Content starts
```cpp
template <int NVEC>
__device__ __forceinline__ bool block_topk_small(const float *v, int m, int skip, int k, int kp, int cap,
                                                 unsigned long long *ent, SelShared *s) {
    for (int i = threadIdx.x; i < cap; i += kSelThreads) ent[i] = ~0ull;
    if (threadIdx.x == 0) s->count = 0;
    const int last4 = ((m + 3) & ~3) - 4;
    float4 r[NVEC];
#pragma unroll
    for (int b = 0; b < NVEC; b++) {
        const int at = b * 4 * kSelThreads + 4 * (int)threadIdx.x;
        r[b] = *reinterpret_cast<const float4 *>(v + (at < last4 ? at : last4));
    }
    float fmine = INFINITY;
#pragma unroll
    for (int b = 0; b < NVEC; b++) {
        const int at = b * 4 * kSelThreads + 4 * (int)threadIdx.x;
        if (at + 3 >= m) {
            if (at + 0 >= m) r[b].x = INFINITY;
            if (at + 1 >= m) r[b].y = INFINITY;
            if (at + 2 >= m) r[b].z = INFINITY;
            if (at + 3 >= m) r[b].w = INFINITY;
        }
        if (b == 0 && at == 0) {
            if (skip > 0) r[b].x = INFINITY;
            if (skip > 1) r[b].y = INFINITY;
            if (skip > 2) r[b].z = INFINITY;
        }
        fmine = fminf(fminf(fmine, fminf(r[b].x, r[b].y)), fminf(r[b].z, r[b].w));
    }
    const unsigned key_mine = float_to_key(fmine);
    const unsigned comp = (key_mine & ~0xffu) | threadIdx.x;
    unsigned *mins = s->hist;
    if (k <= kExtractMax) {
        const int lane = threadIdx.x & (kWave - 1), wave = threadIdx.x >> 6;
        unsigned v = comp, keep = 0xffffffffu;
#pragma unroll 1
        for (int j = 0; j < k; j++) {
            const unsigned mn = wave_min_u32(v);
            keep = lane == j ? mn : keep;
            v = v == mn ? 0xffffffffu : v;
        }
        const int n4 = (kSelThreads / kWave) * k;
        __syncthreads();
        if (lane < k) mins[wave * k + lane] = keep;
        if ((int)threadIdx.x >= n4 && (int)threadIdx.x < ((n4 + 3) & ~3)) mins[threadIdx.x] = 0xffffffffu;
        __syncthreads();
        if ((int)threadIdx.x < n4) {
            const unsigned own = mins[threadIdx.x];
            const uint4 *m4 = reinterpret_cast<const uint4 *>(mins);
            unsigned rank = 0;
            for (int j4 = 0; j4 < (n4 + 3) / 4; j4++) {
                const uint4 o = m4[j4];
                rank += (o.x < own) + (o.y < own) + (o.z < own) + (o.w < own);
            }
            if (rank == (unsigned)(k - 1)) s->bin = own | 0xffu;
        }
    } else {
        __syncthreads();
        mins[threadIdx.x] = comp;
        __syncthreads();
        unsigned rank = 0;
        {
            const uint4 *m4 = reinterpret_cast<const uint4 *>(mins);
#pragma unroll 4
            for (int j4 = 0; j4 < kSelThreads / 4; j4++) {
                const uint4 o = m4[j4];
                rank += (o.x < comp) + (o.y < comp) + (o.z < comp) + (o.w < comp);
            }
        }
        if (rank == (unsigned)(k - 1)) s->bin = key_mine | 0xffu;
    }
    __syncthreads();
    const unsigned t0 = s->bin;
    const bool general = t0 >= float_to_key(INFINITY);
    if (!general) {
        const float t0f = key_to_float(t0);
        unsigned cnt = 0;
#pragma unroll
        for (int b = 0; b < NVEC; b++)
            cnt += (r[b].x <= t0f) + (r[b].y <= t0f) + (r[b].z <= t0f) + (r[b].w <= t0f);
        if (cnt) {
            unsigned slot = atomicAdd(&s->count, cnt);
#pragma unroll
            for (int b = 0; b < NVEC; b++) {
                const int at = b * 4 * kSelThreads + 4 * (int)threadIdx.x;
                const float e[4] = {r[b].x, r[b].y, r[b].z, r[b].w};
                if (fminf(fminf(e[0], e[1]), fminf(e[2], e[3])) <= t0f) {
#pragma unroll
                    for (int c = 0; c < 4; c++)
                        if (e[c] <= t0f) {
                            if (slot < (unsigned)cap)
                                ent[slot] = ((unsigned long long)float_to_key(e[c]) << 32) | (unsigned)(at + c - skip);
                            slot++;
                        }
                }
            }
        }
    }
    __syncthreads();
    const unsigned got = s->count;
    if (!general && got <= (unsigned)kSelThreads) {
        rank_sort_entries(ent, (int)got);
    } else if (!general && got <= (unsigned)cap) {
        int sort_n = kp;
        while (sort_n < (int)got) sort_n <<= 1;
        sort_entries(ent, sort_n);
    } else {
        __syncthreads();
        return false;
    }
    return true;
}

__device__ __forceinline__ void block_topk_auto(const float *v, int64_t m, int k, int kp, int cap, unsigned long long *ent,
                                                SelShared *s) {
    bool done = false;
    const int skip = (int)((reinterpret_cast<uintptr_t>(v) >> 2) & 3);
    const int64_t ma = m + skip;
    if (m > k && ma <= kSmallMax && k <= kSelThreads / 2) {
        const float *va = v - skip;
        if (ma <= 4 * kSelThreads)
            done = block_topk_small<1>(va, (int)ma, skip, k, kp, cap, ent, s);
        else if (ma <= 16 * kSelThreads)
            done = block_topk_small<4>(va, (int)ma, skip, k, kp, cap, ent, s);
        else if (ma <= kSmallVec * 4 * kSelThreads)
            done = block_topk_small<kSmallVec>(va, (int)ma, skip, k, kp, cap, ent, s);
        else
            done = block_topk_small<kLargeVec>(va, (int)ma, skip, k, kp, cap, ent, s);
    }
    if (!done) block_topk([v](int64_t i) { return v[i]; }, m, k, kp, cap, ent, s);
}

}

}
```

Measured before the change: 1.374 million.

## Specialize top-k kernel by segment length class and add register-tail path for long segments

The top-k kernel is templated on a length class chosen on the host from a bound on segment length, so short-segment launches compile only the small register paths, with lower register pressure. A new long-segment variant of block_topk_small streams extra tail chunks from memory and records survivors in a 64-bit mask. This lets segments up to a larger size avoid the general radix-select fallback. The cost is re-reading tail data from global memory two or three times, plus extra template instantiations. The host bound comes from the list length prefix at the probe count.

```diff
diff --git a/pgvector_amd/csrc/kernels_query.hip b/pgvector_amd/csrc/kernels_query.hip
--- a/pgvector_amd/csrc/kernels_query.hip
+++ b/pgvector_amd/csrc/kernels_query.hip
@@ -833,7 +833,8 @@
     const int64_t *seg_start = dense ? nullptr : t.seg_start;
     const int64_t fixed_len = dense ? t.fixed_len : 0;
     PGV_TRY(launch_topk_segments(ctx, t.approx, seg_start, t.nq, fixed_len, t.kprime, sc.cand_val, sc.cand_pos,
-                                 sc.flags + t.nq, t.emit.cnt, t.emit.cnt ? 2 * (int)fixed_len : 0));
+                                 sc.flags + t.nq, t.emit.cnt, t.emit.cnt ? 2 * (int)fixed_len : 0,
+                                 dense ? 0 : t.seg_bound));
 #define PGV_RECHECK(T, DOT)                                                                                          \
     hipLaunchKernelGGL((batch_recheck_kernel<T, DOT>), dim3(t.nq), dim3(kQThreads), 0, ctx->stream,                   \
                        static_cast<const char *>(xr.vectors), xr.tids, xr.geom.nvec, xr.geom.lpr_log2,                \
diff --git a/pgvector_amd/csrc/kernels_select.hip b/pgvector_amd/csrc/kernels_select.hip
--- a/pgvector_amd/csrc/kernels_select.hip
+++ b/pgvector_amd/csrc/kernels_select.hip
@@ -187,7 +187,29 @@
 
 __device__ __forceinline__ bool dist_before(float a, float b) { return float_to_key(a) < float_to_key(b); }
 
-
+enum TopkClass { kTopkSmall = 0, kTopkMedium = 1, kTopkLong = 2 };
+constexpr int kLongVec = 16;
+constexpr int kLongTail = 16;
+constexpr int kLongMax = (kLongVec + kLongTail) * 4 * kSelThreads;
+
+template <int CLS>
+__device__ __forceinline__ bool topk_class_forms(const float *va, int ma, int skip, int k, int kp, int cap,
+                                                 unsigned long long *ent, SelShared *s) {
+    if constexpr (CLS == kTopkSmall) {
+        if (ma <= 4 * kSelThreads) return block_topk_small<1>(va, ma, skip, k, kp, cap, ent, s);
+    } else if constexpr (CLS == kTopkMedium) {
+        if (ma <= 4 * kSelThreads) return block_topk_small<1>(va, ma, skip, k, kp, cap, ent, s);
+        if (ma <= 16 * kSelThreads) return block_topk_small<4>(va, ma, skip, k, kp, cap, ent, s);
+    } else {
+        if (ma <= 16 * kSelThreads) return block_topk_small<4>(va, ma, skip, k, kp, cap, ent, s);
+        if (ma <= kSmallVec * 4 * kSelThreads) return block_topk_small<kSmallVec>(va, ma, skip, k, kp, cap, ent, s);
+        if (ma <= kLongVec * 4 * kSelThreads) return block_topk_small<kLongVec>(va, ma, skip, k, kp, cap, ent, s);
+        if (ma <= kLongMax) return block_topk_small<kLongVec, kLongTail>(va, ma, skip, k, kp, cap, ent, s);
+    }
+    return false;
+}
+
+template <int CLS>
 __global__ __launch_bounds__(kSelThreads) void topk_kernel(
     const float *__restrict__ vals, const int64_t *__restrict__ seg_start, int64_t fixed_len,
     int k, int kp, int cap, float *__restrict__ out_val, int64_t *__restrict__ out_pos,
@@ -203,7 +225,12 @@
     const int64_t base = seg_start ? seg_start[seg] : (int64_t)seg * fixed_len;
     const int64_t m = seg_start ? seg_start[seg + 1] - base : fixed_len;
     const float *v = vals + base;
-    block_topk_auto(v, m, k, kp, cap, ent, s);
+    bool done = false;
+    const int skip = (int)((reinterpret_cast<uintptr_t>(v) >> 2) & 3);
+    const int64_t ma = m + skip;
+    if (m > k && ma <= kLongMax && k <= kSelThreads / 2)
+        done = topk_class_forms<CLS>(v - skip, (int)ma, skip, k, kp, cap, ent, s);
+    if (!done) block_topk([v](int64_t i) { return v[i]; }, m, k, kp, cap, ent, s);
 
     for (int i = threadIdx.x; i < k; i += kSelThreads) {
         const unsigned long long e = ent[i];
@@ -419,7 +446,7 @@
 
 int launch_topk_segments(pgv_ctx *ctx, const float *vals, const int64_t *seg_start, int nseg,
                          int64_t fixed_len, int k, float *out_val, int64_t *out_pos, int32_t *zero_word,
-                         int32_t *zero_range, int zero_n) {
+                         int32_t *zero_range, int zero_n, int64_t len_bound) {
     if (nseg <= 0 || k <= 0) return PGV_OK;
     if (k > 4096) PGV_FAIL(PGV_ERR_ARG, "top-k: k = %d exceeds the supported 4096", k);
     int kp = 1;
@@ -427,8 +454,18 @@
     if (kp < 2) kp = 2;
     const int cap = kp > kFastCap ? kp : kFastCap;
     const size_t lds = (size_t)cap * 8 + sizeof(SelShared);
-    hipLaunchKernelGGL(topk_kernel, dim3(nseg), dim3(kSelThreads), lds, ctx->stream, vals,
-                       seg_start, fixed_len, k, kp, cap, out_val, out_pos, zero_word, zero_range, zero_n);
+    int64_t ma_bound = 0;
+    if (!seg_start)
+        ma_bound = fixed_len + (fixed_len % 4 == 0 ? (int64_t)((reinterpret_cast<uintptr_t>(vals) >> 2) & 3) : 3);
+    else if (len_bound > 0)
+        ma_bound = len_bound + 3;
+    auto kernel = topk_kernel<kTopkLong>;
+    if (ma_bound > 0 && ma_bound <= 4 * kSelThreads)
+        kernel = topk_kernel<kTopkSmall>;
+    else if (ma_bound > 0 && ma_bound <= 16 * kSelThreads)
+        kernel = topk_kernel<kTopkMedium>;
+    hipLaunchKernelGGL(kernel, dim3(nseg), dim3(kSelThreads), lds, ctx->stream, vals, seg_start, fixed_len, k, kp, cap,
+                       out_val, out_pos, zero_word, zero_range, zero_n);
     PGV_HIP(hipGetLastError());
     return PGV_OK;
 }
diff --git a/pgvector_amd/csrc/pgv_abi_ivf.hip b/pgvector_amd/csrc/pgv_abi_ivf.hip
--- a/pgvector_amd/csrc/pgv_abi_ivf.hip
+++ b/pgvector_amd/csrc/pgv_abi_ivf.hip
@@ -1014,6 +1014,7 @@
         tail.probe_off = plan.probe_off;
         tail.probes = probes;
         tail.seg_start = plan.seg_start;
+        tail.seg_bound = ix->len_prefix[probes];
         tail.bound = scan_bound_chain(ctx, ix->geom.ld, scan_chain_length(ix->geom, ix->dtype, path.wide));
         if (path.shadow) tail.bound = shadow_band(ix->geom.ld, tail.bound.g_ref);
         tail.eps_add = path.shadow ? sb->qeps : nullptr;
@@ -1022,7 +1023,8 @@
         tail.out_tid = ot.as<uint64_t>();
         PGV_TRY(launch_exact_tail(ctx, tail, ctx->ms_a));
     } else {
-        PGV_TRY(launch_topk_segments(ctx, seg_vals, plan.seg_start, nq, 0, k, od.as<float>(), pos));
+        PGV_TRY(launch_topk_segments(ctx, seg_vals, plan.seg_start, nq, 0, k, od.as<float>(), pos, nullptr, nullptr, 0,
+                                     ix->len_prefix[probes]));
         PGV_TRY(launch_positions_to_slots(ctx, ix, probe_lists, plan.probe_off, nq, probes, k, pos,
                                           os.as<int64_t>(), ot.as<uint64_t>()));
     }
diff --git a/pgvector_amd/csrc/pgv_internal.h b/pgvector_amd/csrc/pgv_internal.h
--- a/pgvector_amd/csrc/pgv_internal.h
+++ b/pgvector_amd/csrc/pgv_internal.h
@@ -492,7 +492,7 @@
                       const float *pair_t = nullptr, bool counted = false);
 int launch_topk_segments(pgv_ctx *ctx, const float *vals, const int64_t *seg_start, int nseg,
                          int64_t fixed_len, int k, float *out_val, int64_t *out_pos, int32_t *zero_word = nullptr,
-                         int32_t *zero_range = nullptr, int zero_n = 0);
+                         int32_t *zero_range = nullptr, int zero_n = 0, int64_t len_bound = 0);
 int launch_positions_to_slots(pgv_ctx *ctx, const pgv_index *ix, const int32_t *probe_lists,
                               const int64_t *probe_off, int nq, int probes, int k,
                               const int64_t *pos, int64_t *out_slot, uint64_t *out_tid);
@@ -515,6 +515,7 @@
     const int64_t *probe_off = nullptr;
     int probes = 0;
     const int64_t *seg_start = nullptr;
+    int64_t seg_bound = 0;
     int64_t fixed_len = 0;
     ScanBound bound{};
     const float *eps_add = nullptr;
diff --git a/pgvector_amd/csrc/pgv_select.h b/pgvector_amd/csrc/pgv_select.h
--- a/pgvector_amd/csrc/pgv_select.h
+++ b/pgvector_amd/csrc/pgv_select.h
@@ -243,9 +243,10 @@
 constexpr int kSmallVec = 12;
 constexpr int kLargeVec = 20;
 constexpr int kSmallMax = kLargeVec * 4 * kSelThreads;
+constexpr int kTailGroup = 2;
 constexpr int kExtractMax = 16;
 
-template <int NVEC>
+template <int NVEC, int NTAIL = 0>
 __device__ __forceinline__ bool block_topk_small(const float *v, int m, int skip, int k, int kp, int cap,
                                                  unsigned long long *ent, SelShared *s) {
     for (int i = threadIdx.x; i < cap; i += kSelThreads) ent[i] = ~0ull;
@@ -257,7 +258,30 @@
         const int at = b * 4 * kSelThreads + 4 * (int)threadIdx.x;
         r[b] = *reinterpret_cast<const float4 *>(v + (at < last4 ? at : last4));
     }
+    auto tail_at = [](int j) { return (NVEC + j) * 4 * kSelThreads + 4 * (int)threadIdx.x; };
+    auto tail_load = [&](int j) {
+        const int at = tail_at(j);
+        float4 t = *reinterpret_cast<const float4 *>(v + (at < last4 ? at : last4));
+        if (at + 0 >= m) t.x = INFINITY;
+        if (at + 1 >= m) t.y = INFINITY;
+        if (at + 2 >= m) t.z = INFINITY;
+        if (at + 3 >= m) t.w = INFINITY;
+        return t;
+    };
+    (void)tail_load;
     float fmine = INFINITY;
+    const int ntail = NTAIL > 0 ? (m - NVEC * 4 * kSelThreads + 4 * kSelThreads - 1) / (4 * kSelThreads) : 0;
+    if constexpr (NTAIL > 0) {
+        static_assert(NTAIL % kTailGroup == 0 && NTAIL <= 16, "whole groups; one bit of a 64-bit mask per tail value");
+#pragma unroll 1
+        for (int j0 = 0; j0 < ntail; j0 += kTailGroup) {
+            float4 t[kTailGroup];
+#pragma unroll
+            for (int j = 0; j < kTailGroup; j++) t[j] = tail_load(j0 + j);
+#pragma unroll
+            for (int j = 0; j < kTailGroup; j++) fmine = fminf(fminf(fmine, fminf(t[j].x, t[j].y)), fminf(t[j].z, t[j].w));
+        }
+    }
 #pragma unroll
     for (int b = 0; b < NVEC; b++) {
         const int at = b * 4 * kSelThreads + 4 * (int)threadIdx.x;
@@ -322,11 +346,46 @@
     if (!general) {
         const float t0f = key_to_float(t0);
         unsigned cnt = 0;
-#pragma unroll
-        for (int b = 0; b < NVEC; b++)
+        unsigned long long tail_mask = 0;
+        if constexpr (NTAIL > 0) {
+#pragma unroll 1
+            for (int j0 = 0; j0 < ntail; j0 += kTailGroup) {
+                float4 t[kTailGroup];
+#pragma unroll
+                for (int j = 0; j < kTailGroup; j++) t[j] = tail_load(j0 + j);
+#pragma unroll
+                for (int j = 0; j < kTailGroup; j++)
+                    tail_mask |= (unsigned long long)((t[j].x <= t0f ? 1u : 0u) | (t[j].y <= t0f ? 2u : 0u) |
+                                                      (t[j].z <= t0f ? 4u : 0u) | (t[j].w <= t0f ? 8u : 0u))
+                                 << (4 * (j0 + j));
+            }
+            cnt = __popcll(tail_mask);
+        }
+#pragma unroll
+        for (int b = 0; b < NVEC; b++) {
             cnt += (r[b].x <= t0f) + (r[b].y <= t0f) + (r[b].z <= t0f) + (r[b].w <= t0f);
+            if constexpr (NTAIL > 0) asm volatile("" : "+v"(cnt));
+        }
         if (cnt) {
             unsigned slot = atomicAdd(&s->count, cnt);
+            if constexpr (NTAIL > 0) {
+#pragma unroll 1
+                for (unsigned long long left = tail_mask; left;) {
+                    const int j = (__ffsll(left) - 1) >> 2;
+                    const unsigned bits = (unsigned)(left >> (4 * j)) & 15u;
+                    left &= ~(15ull << (4 * j));
+                    const int at = tail_at(j);
+                    const float4 t = *reinterpret_cast<const float4 *>(v + (at < last4 ? at : last4));
+                    const float e[4] = {t.x, t.y, t.z, t.w};
+#pragma unroll
+                    for (int c = 0; c < 4; c++)
+                        if (bits & (1u << c)) {
+                            if (slot < (unsigned)cap)
+                                ent[slot] = ((unsigned long long)float_to_key(e[c]) << 32) | (unsigned)(at + c - skip);
+                            slot++;
+                        }
+                }
+            }
 #pragma unroll
             for (int b = 0; b < NVEC; b++) {
                 const int at = b * 4 * kSelThreads + 4 * (int)threadIdx.x;
```

After: 1.402 million, median of 6. 2.0% higher.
Content ends
• About this task
When the word "plan" appears in a line of the listing, pull that line out.

• Solution to the exercise
         tail.probe_off = plan.probe_off;
         tail.seg_start = plan.seg_start;
-        PGV_TRY(launch_topk_segments(ctx, seg_vals, plan.seg_start, nq, 0, k, od.as<float>(), pos));
+        PGV_TRY(launch_topk_segments(ctx, seg_vals, plan.seg_start, nq, 0, k, od.as<float>(), pos, nullptr, nullptr, 0,
         PGV_TRY(launch_positions_to_slots(ctx, ix, probe_lists, plan.probe_off, nq, probes, k, pos,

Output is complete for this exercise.